ACTUS-101 is an adeno-associated virus (AAV) gene therapy that aims to address the deficiency of acid-alpha-glucosidase (GAA) in patients with Pompe disease. GAA deficiency leads to deleterious progressive accumulation of glycogen in organs and tissues, especially skeletal and cardiac muscle, leading to high morbidity and premature death. The current standard of care for patients with Pompe is enzyme replacement therapy (ERT).
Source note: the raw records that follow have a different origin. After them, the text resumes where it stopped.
# ahcorde/visualSLAM_Android

Measured on AMD Instinct MI355X. Metric: frames/sec (TrackFrame+local BA) on 640×480 synthetic, 1/2/4/8 GPU, higher is better.
Workload: dtype f64

## Files before the change

### visualslam_android_amd/csrc/track.hip

```cpp
#include "vslam_internal.h"
#include "patch_dev.h"
#include "pvs_perm.h"

#define TRK_THREADS 256
#define SORT_CAP 4096
static_assert(SORT_CAP == PVS_SORT_CAP, "a level's list (at most max_points entries) fits the permutation's sort buffer");

template <class T>
DEVFN bool td_project(T& td, int& flags, const double* pos, const Pose& pose, const CamModel& cam, CamProj& pr) {
  flags &= ~TDF_IN_IMAGE;
  double c[3];
  pose_xform(pose, pos, c);
  td.cam[0] = c[0]; td.cam[1] = c[1]; td.cam[2] = c[2];
  if (c[2] < 0.001) return false;
  const double implane[2] = {c[0] / c[2], c[1] / c[2]};
  if (implane[0] * implane[0] + implane[1] * implane[1] > cam.largest_radius * cam.largest_radius) return false;
  pr = cam_project(cam, implane[0], implane[1]);
  td.image[0] = pr.im[0]; td.image[1] = pr.im[1];
  if (pr.invalid) return true;
  if (td.image[0] < 0 || td.image[1] < 0 || td.image[0] > cam.size[0] || td.image[1] > cam.size[1]) return true;
  flags |= TDF_IN_IMAGE;
  return true;
}

// ... 116 lines not shown
  for (int l = 0; l < NLEV; l++) pvs_shuffle_list(pvs_sortbuf(), pvs + l * P, cnt[l], h, l);
}

template <bool SHUFFLE>
__global__ __launch_bounds__(TRK_THREADS) void k_plan(MapDev m, TrackParams tp, int stage) {
  const int s = blockIdx.x;
  TrackerState* st = &m.st[s];
  if (!trk_runs_track_map(st)) return;
  const int P = tp.max_points;
  TrackData* td = m.td + (size_t)s * P;
  const MapPointDev* pts = m.pts + (size_t)s * P;
  int* pvs = m.pvs_list + (size_t)s * NLEV * P;
  int2* slist = m.search_list + (size_t)s * P;
  int* ilist = m.iter_list + (size_t)s * P;
  const int lane = threadIdx.x & 63, wave = threadIdx.x >> 6;
  __shared__ int cnt[NLEV];
  __shared__ int wcnt[TRK_THREADS / 64][NLEV];
  __shared__ int plan[4];
  if (stage == 0) {
    if (threadIdx.x < NLEV) cnt[threadIdx.x] = 0;
    __syncthreads();
    const int n = st->n_points;
    constexpr int PLAN_CH = 16;
    for (int base = 0; base < n; base += PLAN_CH * TRK_THREADS) {
      const int first = base + threadIdx.x * PLAN_CH;
      int lv[PLAN_CH], c[NLEV] = {0, 0, 0, 0};
#pragma unroll
      for (int k = 0; k < PLAN_CH; k++) { const int i = first + k; lv[k] = m.pt_level[(size_t)s * P + (i < n ? i : n - 1)]; if (i >= n) lv[k] = -1; }
#pragma unroll
      for (int k = 0; k < PLAN_CH; k++)
#pragma unroll
        for (int l = 0; l < NLEV; l++) c[l] += lv[k] == l;
      int off[NLEV];
#pragma unroll
      for (int l = 0; l < NLEV; l++) {
        int inc = c[l];
        for (int d = 1; d < 64; d <<= 1) { const int t = __shfl_up(inc, d); if (lane >= d) inc += t; }
        if (lane == 63) wcnt[wave][l] = inc;
        off[l] = inc - c[l];
      }
      __syncthreads();
#pragma unroll
      for (int l = 0; l < NLEV; l++) { off[l] += cnt[l]; for (int w = 0; w < wave; w++) off[l] += wcnt[w][l]; }
#pragma unroll
      for (int k = 0; k < PLAN_CH; k++) {
#pragma unroll
        for (int l = 0; l < NLEV; l++) if (lv[k] == l) pvs[l * P + off[l]++] = first + k;
      }
      __syncthreads();
      if (threadIdx.x < NLEV) { int t = cnt[threadIdx.x]; for (int w = 0; w < TRK_THREADS / 64; w++) t += wcnt[w][threadIdx.x]; cnt[threadIdx.x] = t; }
      __syncthreads();
    }
    if constexpr (SHUFFLE) {
      const unsigned seed = st->pvs_seed;
      if (seed) pvs_shuffle_levels(pvs, P, cnt, seed, st->frame);
    }
    if (threadIdx.x == 0) {
      for (int l = 0; l < NLEV; l++) { st->pvs_count[l] = cnt[l]; st->pvs_head[l] = 0; }
      unsigned nCoarseMax = tp.coarse_max, nCoarseRange = tp.coarse_range;
      st->did_coarse = 0;
      bool bTry = true;
      if (tp.coarse_disabled || st->msd_vel < tp.coarse_min_vel || nCoarseMax == 0) bTry = false;
      if (st->just_recovered) { bTry = true; nCoarseMax *= 2; nCoarseRange *= 2; st->just_recovered = 0; }
      int c3 = 0, c2 = 0;
      const unsigned n3 = cnt[3], n2 = cnt[2];
      if (bTry && n3 + n2 > (unsigned)tp.coarse_min) {
        unsigned take3 = n3 <= nCoarseMax ? n3 : nCoarseMax;
        st->pvs_head[3] = take3;
        c3 = take3;
        if (take3 < nCoarseMax) {
          const unsigned more = nCoarseMax - take3;
          if (n2 <= more) { c3 = 0; c2 = n2; st->pvs_head[2] = n2; }
          else { c2 = more; st->pvs_head[2] = more; }
        }
      }
      plan[0] = c3; plan[1] = c2;
      st->coarse_range = nCoarseRange;
      st->n_coarse = c3 + c2; st->n_search = c3 + c2; st->n_iter = c3 + c2;
    }
    __syncthreads();
    const int c3 = plan[0], c2 = plan[1];
    for (int e = threadIdx.x; e < c3 + c2; e += TRK_THREADS) {
      const int idx = e < c3 ? pvs[3 * P + e] : pvs[2 * P + (e - c3)];
      slist[e] = make_int2(idx, tp.coarse_subpix_its);
      ilist[e] = idx;
    }
  } else {
    __shared__ Pose pose;
    if (threadIdx.x == 0) {
      pose = st->pose_cur;
      const int nit = st->n_iter;
      const int h3 = st->pvs_head[3], n3 = st->pvs_count[3] - h3;
      int nother = (st->pvs_count[2] - st->pvs_head[2]) + st->pvs_count[1] + st->pvs_count[0];
      int nFine = tp.max_patches - (nit + n3);
      if (nFine < 0) nFine = 0;
      if constexpr (SHUFFLE) *pvs_chopped() = nother > nFine && nFine > 0 && st->pvs_seed != 0;
      if (nother > nFine) nother = nFine;
      plan[0] = nit; plan[1] = n3; plan[2] = nother;
      st->fine_range = st->did_coarse ? 5 : 10;
      st->n_l3 = n3; st->n_search = n3 + nother; st->n_iter = nit + n3 + nother;
    }
    __syncthreads();
    const int nit = plan[0], n3 = plan[1], nother = plan[2];
    const int h3 = st->pvs_head[3], h2 = st->pvs_head[2];
    const int r2 = st->pvs_count[2] - h2, r1 = st->pvs_count[1];
    const int did_coarse = st->did_coarse;
    const uint64_t* rest_order = nullptr;
    if constexpr (SHUFFLE) {
      uint64_t* sortbuf = pvs_sortbuf();
      if (*pvs_chopped()) {
        const int nrest = r2 + r1 + st->pvs_count[0];
        pvs_block_fill<TRK_THREADS>(sortbuf, nrest, pvs_frame_hash(st->pvs_seed, st->frame), PVS_LIST_REST, nullptr);
        pvs_block_sort<TRK_THREADS>(sortbuf, nrest);
        rest_order = sortbuf;
      }
    }
    for (int e = threadIdx.x; e < n3 + nother; e += TRK_THREADS) {
      int idx, its;
      if (e < n3) { idx = pvs[3 * P + h3 + e]; its = tp.fine_subpix_its; }
      else {
        int k = e - n3;
        if constexpr (SHUFFLE) if (rest_order) k = (int)(uint32_t)rest_order[k];
        if (k < r2) idx = pvs[2 * P + h2 + k];
        else if (k < r2 + r1) idx = pvs[1 * P + (k - r2)];
        else idx = pvs[0 * P + (k - r2 - r1)];
        its = 0;
      }
      if (e < n3 || did_coarse) td_project_and_derivs(td[idx], m.pt_flags[(size_t)s * P + idx], pts[idx].pos, pose, tp.cam);
      slist[e] = make_int2(idx, its);
      ilist[nit + e] = idx;
    }
  }
}
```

Asklepios BioPharmaceuticalsis evaluating ACTUS-101 (AAV2/ 8-LSPhGAA) in patients with late-onset Pompe disease (LOPD) in a phase 1/2 clinical trial (NCT03533673).1The company announced that it had dosed the first patient in January 2019, although updates have been few and far in between since then. The trial is currently marked as active and not recruiting on clinicaltrials.gov.1

“This is an exciting milestone for our company but most importantly, if ACTUS-101 is successful, it could have a meaningful impact on the quality of life for those who suffer from Pompe Disease. Further, ACTUS 101 could replace enzyme replacement therapy (ERT) every other week with the potential to be a groundbreaking metabolic treatment for an unforgiving disease now showing up in an increasing number of patients” Sheila Mikhail, JD, Chief Executive Officer and Co-Founder at the time, AskBio, said in a statement about the milestone.2

The most recent data from the trial were presented at American Society of Gene & Cell Therapy 25th Annual Meeting (ASGCT) in May 2022, by Edward C. Smith, MD, pediatric neurologist and professor of pediatrics at Duke University School of Medicine.3

Investigators found that 2 weeks after treatment with AAV8-LSPhGAA, all participants demonstrated sustained serum GAA levels from 101% to 235% of baseline trough activity. All participants met criteria for ERT withdrawal at week 24 and continued to meet criteria to remain off ERT at weeks 52 and 104, although 1 participant chose to resume ERT at week 97.3

“Gene therapy with an adeno-associated virus serotype 8 (AAV8) vector (AAV8-LSPhGAA) could eliminate the need for ERT by creating a liver depot for acid-GAA production,” Smith and colleagues wrote.3

The clinical trial is assessing the safety, bioactivity, and immune responses following treatment with a single infusion of ACTUS-101. The study is primarily measuring the incidence of patient reported treatment emergent adverse events (TEAEs), serious AEs, and the number of participants with abnormal laboratory values. Secondary outcome measures include muscle AAV bioactivity; serum GAA bioactivity; glycogen content in muscle, anti-rhGAA antibody formation, muscle status testing by 6 minute walk test, Gross Motor Function Measure, Quick Motor Function Test (QMFT) Measure,Timed up and Go (TUG), and Gait, Stairs, Gower, Chair;and Pulmonary Function Testing.1

The inclusion criteria for the study are individuals diagnosed with Pompe disease via blood or skin fibroblast GAA assay and confirmed with 2 pathogenic variants in the GAA gene, aged 18 years or older at enrollment, capable of providing written informed consent, able to walk at least 100 meters on the 6-minute walk test (with assistive devices allowed), and having forced vital capacity (FVC) within the range of 30% to less than 90% of predicted in the upright position. Additionally, eligible subjects must have confirmed LOPD, have received enzyme replacement therapy ERT for at least 104 weeks immediately preceding screening, and have been on a stable ERT dose for the 52-week period immediately preceding dosing.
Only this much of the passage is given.